To compile the program, ensure you have gcc installed, and then run the following command in the directory of the repo:

g++ -O2 -o problem1 problem1.cpp

In order to run the program, use the command:

./problem1

The presence of the cupcake can only provide one bit of information everytime a guest finishes the maze, so my strategy was to designate a particular guest to keep track of how many guests have passed through the maze; in my case, I chose that to be Guest 0.

Since the cupcake is initially present, every guest that isn't Guest 0 will eat the cupcake without replacement (if the cupcake is there), but they will only eat the cupcake at most once. This doesn't require communicating with the other guests, since a guest can remember if they ate the cupcake or not.

Then, whenever Guest 0 finishes the maze, if the cupcake isn't present, they increment the counter for how many people have passed through the maze and ask the minotaur to replace the cupcake. If that counter reaches N - 1 (since Guest 0 isn't counted), then we know we're done, and every guest has been through the maze.

As for implementation, I used atomics. In order to allow Guest 0 to replace the cupcake if it wasn't presented, I used compare_exchange_strong, which can check if cupcake == false and set cupcake to true in one atomic operation. I used the same method for the other guests, in order to attempt to eat the cupcake only if it is present, and know if that attempt was successful.

I ran the program 4 times (output available in the files named problem1-output.X.txt), and manually went through to check if the strategy I intended to implement is indeed the strategy that was being performed by the program. After manual examination of the data, I found that it is.

For this problem, there are 3 available strategies. Strategies 1 and 2 are functionally equivalent; you can draw a direct bijection between the states in both strategies. "Door is open" maps to "sign reads 'AVAILABLE'", and "door is closed" maps to "sign reads 'BUSY'". Both of these strategies have the same advantages and disadvantages. The main advantage is the simplicity of the implementation, since you can use a spinlock to model the same behavior. The disadvantages, however, are clear: there may be many guests waiting around for no good reason, when they could be off doing other things instead of checking whether the room is available or not. Strategy 3 does not have these same disadvantages, since each guest is notified when the room becomes available. However, this comes at the cost of a more complex implementation.

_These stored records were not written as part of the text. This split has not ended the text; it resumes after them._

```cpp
int flatten_visual_device(hipStream_t s, const std::function<void*(size_t)>& dalloc, int n, const int* h_idx, const double* h_consts,
                          const int* h_loss_kind, const double* h_loss_a, const std::vector<DevLoss>& losses, int nb, const int* d_blk_xoff,
                          const int* d_blk_toff, const unsigned char* d_blk_const, const int* d_blk_lm, int nl, int T, Visual& V,
                          int** d_vis_src, std::vector<unsigned char>& tile_adj, bool* any_all_const, const FlattenResident* res,
                          FlattenSegsHost* segs_out, bool band_enabled) {
  auto A = [&](size_t bytes) { return dalloc(bytes ? bytes : 8); };
#define FL_CHK(x) do { if ((x) != hipSuccess) { (void)hipGetLastError(); return -1; } } while (0)
  const int g256 = (n + 255) / 256;
  int* d_idx = res ? const_cast<int*>(res->idx) : (int*)A(sizeof(int) * 4 * (size_t)n);
  double* d_consts = res ? const_cast<double*>(res->consts) : (double*)A(sizeof(double) * 3 * (size_t)n);
  int* d_lk = res ? const_cast<int*>(res->loss_kind) : (int*)A(sizeof(int) * (size_t)n);
  double* d_la = res ? const_cast<double*>(res->loss_a) : (double*)A(sizeof(double) * (size_t)n);
  const int n_loss = (int)losses.size();
  std::vector<int> tk(n_loss); std::vector<double> ta(n_loss);
  for (int i = 0; i < n_loss; ++i) { tk[i] = losses[i].kind; ta[i] = losses[i].a; }
  int* d_tk = (int*)A(sizeof(int) * n_loss); double* d_ta = (double*)A(sizeof(double) * n_loss);
  unsigned *d_key = (unsigned*)A(sizeof(unsigned) * (size_t)n), *d_key2 = (unsigned*)A(sizeof(unsigned) * (size_t)n);
  int4* d_fac0 = (int4*)A(sizeof(int4) * (size_t)n); double2* d_pix0 = (double2*)A(sizeof(double2) * (size_t)n);
  double* d_w0 = (double*)A(sizeof(double) * (size_t)n);
  int *d_lm0 = (int*)A(sizeof(int) * (size_t)n), *d_bq0 = (int*)A(sizeof(int) * (size_t)n),
      *d_order = (int*)A(sizeof(int) * (size_t)n);
  int *d_used = (int*)A(sizeof(int) * ((size_t)nb + 1)), *d_pofq = (int*)A(sizeof(int) * (size_t)nb), *d_cpofq = (int*)A(sizeof(int) * ((size_t)nb + 1));
  int* d_flags = (int*)A(sizeof(int) * 4);
  if (!d_idx || !d_consts || !d_lk || !d_la || !d_key || !d_key2 || !d_fac0 || !d_pix0 || !d_w0 || !d_lm0 || !d_bq0 || !d_order ||
      !d_used || !d_pofq || !d_cpofq || !d_flags || !d_tk || !d_ta) return -1;
  if (!res) {
    FL_CHK(hipMemcpyAsync(d_idx, h_idx, sizeof(int) * 4 * (size_t)n, hipMemcpyHostToDevice, s));
    FL_CHK(hipMemcpyAsync(d_consts, h_consts, sizeof(double) * 3 * (size_t)n, hipMemcpyHostToDevice, s));
    FL_CHK(hipMemcpyAsync(d_lk, h_loss_kind, sizeof(int) * (size_t)n, hipMemcpyHostToDevice, s));
    FL_CHK(hipMemcpyAsync(d_la, h_loss_a, sizeof(double) * (size_t)n, hipMemcpyHostToDevice, s));
  }
  FL_CHK(hipMemcpyAsync(d_tk, tk.data(), sizeof(int) * n_loss, hipMemcpyHostToDevice, s));
  FL_CHK(hipMemcpyAsync(d_ta, ta.data(), sizeof(double) * n_loss, hipMemcpyHostToDevice, s));
  FL_CHK(hipMemsetAsync(d_used, 0, sizeof(int) * ((size_t)nb + 1), s));
  FL_CHK(hipMemsetAsync(d_pofq, 0xff, sizeof(int) * (size_t)nb, s));
  FL_CHK(hipMemsetAsync(d_flags, 0, sizeof(int) * 4, s));
  hipLaunchKernelGGL(fl_prep_kernel, dim3(g256), dim3(256), 0, s, n, d_idx, d_consts, d_lk, d_la, n_loss, d_tk, d_ta, d_blk_xoff, d_blk_const,
                     d_blk_lm, nl, d_key, d_fac0, d_pix0, d_w0, d_lm0, d_bq0, d_used, d_pofq, d_flags, res ? res->slot_map : nullptr);
// ... 19 lines not shown
  V.fac = (int4*)A(sizeof(int4) * (size_t)n); V.pix = (double2*)A(sizeof(double2) * (size_t)n); V.w = (double*)A(sizeof(double) * (size_t)n);
  V.lm_of = (int*)A(sizeof(int) * (size_t)n); V.cam_pose = (int*)A(sizeof(int) * (size_t)n);
  *d_vis_src = (int*)A(sizeof(int) * (size_t)n);
  int* d_lmcnt = (int*)A(sizeof(int) * ((size_t)nl + 1));
  V.lm_start = (int*)A(sizeof(int) * ((size_t)nl + 1));
  int *d_pcnt = (int*)A(sizeof(int) * ((size_t)nl + 1)), *d_poff = (int*)A(sizeof(int) * ((size_t)nl + 1));
  if (!V.fac || !V.pix || !V.w || !V.lm_of || !V.cam_pose || !*d_vis_src || !d_lmcnt || !V.lm_start || !d_pcnt || !d_poff) return -1;
  FL_CHK(hipMemsetAsync(d_lmcnt, 0, sizeof(int) * ((size_t)nl + 1), s));
  FL_CHK(hipMemsetAsync(d_pcnt, 0, sizeof(int) * ((size_t)nl + 1), s));
  hipLaunchKernelGGL(fl_gather_kernel, dim3(g256), dim3(256), 0, s, n, d_order, d_fac0, d_pix0, d_w0, d_lm0, d_bq0, d_cpofq, V.fac, V.pix, V.w,
                     V.lm_of, V.cam_pose, *d_vis_src, d_lmcnt);
  size_t need2 = 0;
  FL_CHK(rocprim::exclusive_scan(nullptr, need2, d_lmcnt, V.lm_start, 0, (size_t)nl + 1, rocprim::plus<int>(), s));
  void* d_tmp2 = need2 > tmp_bytes ? A(need2) : d_tmp;
  size_t tmp2_bytes = need2 > tmp_bytes ? need2 : tmp_bytes;
  if (!d_tmp2) return -1;
  FL_CHK(rocprim::exclusive_scan(d_tmp2, tmp2_bytes, d_lmcnt, V.lm_start, 0, (size_t)nl + 1, rocprim::plus<int>(), s));
  int *d_bcmin = (int*)A(sizeof(int) * ((size_t)nl + 1)), *d_bmask = (int*)A(sizeof(int) * ((size_t)nl + 1));
  int4* d_brec = (int4*)A(sizeof(int4) * ((size_t)nl + 1));
  if (!d_bcmin || !d_bmask || !d_brec) return -1;
  std::vector<int> h_bcmin(nl), h_bmask(nl);
  if (nl > 0) {
    hipLaunchKernelGGL(fl_band_kernel, dim3((nl + 255) / 256), dim3(256), 0, s, nl, V.lm_start, V.cam_pose, band_enabled ? 1 : 0, d_bcmin, d_bmask, d_brec);
    hipLaunchKernelGGL(fl_pair_count_kernel, dim3((nl + 255) / 256), dim3(256), 0, s, nl, V.lm_start, V.cam_pose, d_bcmin, d_pcnt);
    FL_CHK(hipMemcpyAsync(h_bcmin.data(), d_bcmin, sizeof(int) * (size_t)nl, hipMemcpyDeviceToHost, s));
    FL_CHK(hipMemcpyAsync(h_bmask.data(), d_bmask, sizeof(int) * (size_t)nl, hipMemcpyDeviceToHost, s));
  }
  FL_CHK(rocprim::exclusive_scan(d_tmp2, tmp2_bytes, d_pcnt, d_poff, 0, (size_t)nl + 1, rocprim::plus<int>(), s));
  int h_nelim = 0, h_npairs = 0;
  FL_CHK(hipMemcpyAsync(&h_nelim, V.lm_start + nl, sizeof(int), hipMemcpyDeviceToHost, s));
  FL_CHK(hipMemcpyAsync(&h_npairs, d_poff + nl, sizeof(int), hipMemcpyDeviceToHost, s));
  FL_CHK(hipStreamSynchronize(s));
  BandUnits bu;
  band_units(nl, h_bcmin.data(), h_bmask.data(), h_ncp, bu);
  V.n_band_lm = (int)bu.lm.size(); V.n_band_units = (int)bu.unit_cam.size();
  V.band_lm = (int4*)A(sizeof(int4) * bu.lm.size()); V.band_unit_start = (int*)A(sizeof(int) * bu.unit_start.size());
  V.band_unit_cam = (int*)A(sizeof(int) * bu.unit_cam.size());
  int* d_border = (int*)A(sizeof(int) * bu.lm.size());
  if (!V.band_lm || !V.band_unit_start || !V.band_unit_cam || !d_border) return -1;
  if (!bu.lm.empty()) {
    FL_CHK(hipMemcpyAsync(d_border, bu.lm.data(), sizeof(int) * bu.lm.size(), hipMemcpyHostToDevice, s));
    hipLaunchKernelGGL(fl_band_gather_kernel, dim3(((int)bu.lm.size() + 255) / 256), dim3(256), 0, s, (int)bu.lm.size(), d_border, d_brec, V.band_lm);
    V.band_lm_id = d_border;
  }
  FL_CHK(hipMemcpyAsync(V.band_unit_start, bu.unit_start.data(), sizeof(int) * bu.unit_start.size(), hipMemcpyHostToDevice, s));
  if (!bu.unit_cam.empty()) FL_CHK(hipMemcpyAsync(V.band_unit_cam, bu.unit_cam.data(), sizeof(int) * bu.unit_cam.size(), hipMemcpyHostToDevice, s));
  V.n_elim = h_nelim;
  const int n_ent = h_npairs + (n - h_nelim);
  V.n_ent = n_ent;
  const unsigned long long ncp = (unsigned long long)(h_ncp > 0 ? h_ncp : 1);
  unsigned long long *d_ek = (unsigned long long*)A(8 * (size_t)n_ent), *d_ev = (unsigned long long*)A(8 * (size_t)n_ent),
                     *d_ek2 = (unsigned long long*)A(8 * (size_t)n_ent), *d_ev2 = (unsigned long long*)A(8 * (size_t)n_ent);
  V.ent_fa = (int*)A(sizeof(int) * (size_t)n_ent); V.ent_fb = (int*)A(sizeof(int) * (size_t)n_ent);
  int *d_runidx = (int*)A(sizeof(int) * (size_t)n_ent), *d_runstart = (int*)A(sizeof(int) * (size_t)n_ent);
  unsigned char* d_segflag = (unsigned char*)A((size_t)n_ent);
  int* d_segsel = (int*)A(sizeof(int) * ((size_t)n_ent + 1));
  int* d_nseg = (int*)A(sizeof(int) * 2);
  if (!d_ek || !d_ev || !d_ek2 || !d_ev2 || !V.ent_fa || !V.ent_fb || !d_runidx || !d_runstart || !d_segflag || !d_segsel || !d_nseg) return -1;
  if (nl > 0 && h_npairs > 0) hipLaunchKernelGGL(fl_pair_gen_kernel, dim3((nl + 255) / 256), dim3(256), 0, s, nl, V.lm_start, V.cam_pose, d_bcmin, d_poff, ncp, d_ek, d_ev);
  if (n > h_nelim) hipLaunchKernelGGL(fl_pair_tail_kernel, dim3((n - h_nelim + 255) / 256), dim3(256), 0, s, h_nelim, n, V.cam_pose, ncp, h_npairs, d_ek, d_ev);
  int kbits = 1;
  while (kbits < 64 && (ncp * ncp) >> kbits) ++kbits;
  size_t need3 = 0, need4 = 0, need5 = 0;
  if (n_ent > 0) {
    FL_CHK(rocprim::radix_sort_pairs(nullptr, need3, d_ek, d_ek2, d_ev, d_ev2, (size_t)n_ent, 0, kbits, s));
    FL_CHK(rocprim::inclusive_scan(nullptr, need4, d_runidx, d_runstart, (size_t)n_ent, rocprim::maximum<int>(), s));
    FL_CHK(rocprim::select(nullptr, need5, rocprim::counting_iterator<int>(0), d_segflag, d_segsel, d_nseg, (size_t)n_ent, s));
    size_t need345 = need3 > need4 ? need3 : need4;
    if (need5 > need345) need345 = need5;
    void* d_tmp3 = need345 > tmp2_bytes ? A(need345) : d_tmp2;
    size_t tmp3_bytes = need345 > tmp2_bytes ? need345 : tmp2_bytes;
    if (!d_tmp3) return -1;
    FL_CHK(rocprim::radix_sort_pairs(d_tmp3, tmp3_bytes, d_ek, d_ek2, d_ev, d_ev2, (size_t)n_ent, 0, kbits, s));
    const int ge = (n_ent + 255) / 256;
    hipLaunchKernelGGL(fl_split_kernel, dim3(ge), dim3(256), 0, s, n_ent, d_ek2, d_ev2, V.ent_fa, V.ent_fb, d_runidx);
// ... 56 lines not shown
```

Before: 3799 LM iterations/s.

## Pack band landmark units by modelled cost to fit the CU budget

Replaces the fixed per-camera partition of banded landmarks with a cost-model-driven packing. Landmarks from adjacent starting cameras can now be merged into one unit, with their records rebased by a shift, and a binary search on a per-unit cost cap keeps the unit count within a budget taken from the CU count minus a reserve for other factor kernels. The aim is to balance the band Schur-complement work across CUs and avoid one long straggler unit per iteration. It adds host-side planning cost at finalize and a hand-tuned cost model that could misjudge the real kernel cost.

After: 3795 LM iterations/s. No clear change (-0.1%).

```diff
diff --git a/beam_slam_amd/csrc/band_plan.h b/beam_slam_amd/csrc/band_plan.h
--- a/beam_slam_amd/csrc/band_plan.h
+++ b/beam_slam_amd/csrc/band_plan.h
@@ -34,21 +34,75 @@
     if (band_record(lm_start[l], lm_start[l + 1], cam_pose, &cmin[l], &rec[l])) mask[l] = rec[l].y & 0xffff;
 }
 
+__host__ __device__ inline int4 band_rebase(int4 rec, int d) {
+  if (d <= 0) return rec;
+  const uint64_t inv = (uint64_t)(uint32_t)rec.z | ((uint64_t)(uint32_t)rec.w << 32);
+  const uint64_t out = (inv << (4 * d)) | (((uint64_t)1 << (4 * d)) - 1);
+  const unsigned y = (unsigned)rec.y;
+  const unsigned mask = (y & 0xffffu) << d, span = ((y >> 16) & 0xffu) + (unsigned)d;
+  return make_int4(rec.x, (int)(mask | (span << 16) | (y & 0xff000000u)), (int)(uint32_t)out, (int)(uint32_t)(out >> 32));
+}
+
 struct BandUnits {
   std::vector<int> lm;
+  std::vector<int> shift;
   std::vector<int> unit_start, unit_cam;
   std::vector<uint32_t> adj;
+  int longest_subs = 0, longest_cost = 0;
 };
 
 int band_part_forced();
 
-inline void band_units(int nl, const int* cmin, const int* mask, int ncp, BandUnits& out) {
-  out.lm.clear(); out.unit_start.clear(); out.unit_cam.clear();
+constexpr int kBandCostSub = 26, kBandCostPass = 5, kBandCostFlush = 3;
+constexpr int kBandRiderUs10 = 40, kBandUnitUs10 = 320;
+inline int band_unit_budget(int n_cu, int riders) {
+  if (n_cu <= 0) return 0;
+  int reserve = (int)(((int64_t)(riders > 0 ? riders : 0) * kBandRiderUs10 + kBandUnitUs10 - 1) / kBandUnitUs10);
+  if (reserve < 8) reserve = 8;
+  if (reserve > n_cu / 4) reserve = n_cu / 4;
+  return n_cu - reserve > 1 ? n_cu - reserve : 1;
+}
+
+inline int band_tile_rows(int span) { return (6 * span + 15) >> 4; }
+inline int band_unit_cost(const int* hist, int n) {
+  if (n <= 0) return 0;
+  int cost = 0, at = 0, e = kBandCams, left = hist[kBandCams], first = 1;
+  while (at < n) {
+    while (left == 0 && e > 0) left = hist[--e];
+    const int T = band_tile_rows(e);
+    if (first) { cost += kBandCostFlush * (T * (T + 1) / 2); first = 0; }
+    cost += kBandCostSub + kBandCostPass * ((T * (T + 1) / 2 + 3) / 4);
+    int take = 32;
+    while (take > 0 && at < n) {
+      while (left == 0 && e > 0) left = hist[--e];
+      const int k = left < take ? left : take;
+      left -= k; take -= k; at += k;
+    }
+  }
+  return cost;
+}
+
+inline void band_units_stats(BandUnits& out, const int* cmin, const int* mask) {
+  for (size_t u = 0; u + 1 < out.unit_start.size(); ++u) {
+    int hist[kBandCams + 1] = {0};
+    const int b = out.unit_start[u], e = out.unit_start[u + 1];
+    for (int i = b; i < e; ++i) { int top = 0; for (unsigned m = (unsigned)mask[out.lm[i]]; m; m >>= 1) ++top; hist[cmin[out.lm[i]] - out.unit_cam[u] + top]++; }
+    const int c = band_unit_cost(hist, e - b);
+    if (c > out.longest_cost) out.longest_cost = c;
+    if ((e - b + 31) / 32 > out.longest_subs) out.longest_subs = (e - b + 31) / 32;
+  }
+}
+
+inline void band_units(int nl, const int* cmin, const int* mask, int ncp, BandUnits& out, int max_units) {
+  out.lm.clear(); out.shift.clear(); out.unit_start.clear(); out.unit_cam.clear();
+  out.longest_subs = out.longest_cost = 0;
   const size_t nc = (size_t)(ncp > 0 ? ncp : 1);
   out.adj.assign(nc, 0);
   const size_t nkey = nc * 16;
   std::vector<int> start(nkey + 1, 0);
-  auto span_of = [&](int l) { int top = 0; for (unsigned m = (unsigned)mask[l]; m; m >>= 1) ++top; return top; };
+  std::vector<unsigned char> span(nl > 0 ? nl : 0, 0);
+  for (int l = 0; l < nl; ++l) if (cmin[l] >= 0) { int top = 0; for (unsigned m = (unsigned)mask[l]; m; m >>= 1) ++top; span[l] = (unsigned char)top; }
+  auto span_of = [&](int l) { return (int)span[l]; };
   auto key_of = [&](int l) { return (size_t)cmin[l] * 16 + (size_t)(kBandCams - span_of(l)); };
   int n = 0;
   for (int l = 0; l < nl; ++l) if (cmin[l] >= 0) { start[key_of(l) + 1]++; ++n; }
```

To compile the program, run the following command in the directory of the repo:

g++ -O2 -o problem2 problem2.cpp

In order to run the program, use the command:

./problem2

For this assignment, I chose strategy 2, since the implementation is simple enough and should provide good performance as well. There are 8 guests, and each one decides to look at the vase 10 times in total. Everytime a guest wants to look at the vase, they attempt to get into the room (this is modelled using an atomic boolean), and they succeed only if the room is available. If it's not available, then they try again until they succeed. Whenever they enter the room, the guest prints out 'Wow, what a vase...', so that we can actually see that the guest visited the room. Afterwards, the guest makes the room available again.

I ran the program 4 times (output available in the files named problem2-output.X.txt), and manually went through to check if the output looks consistent with the strategy I intended to implement. After manual examination of the data, I found that it is.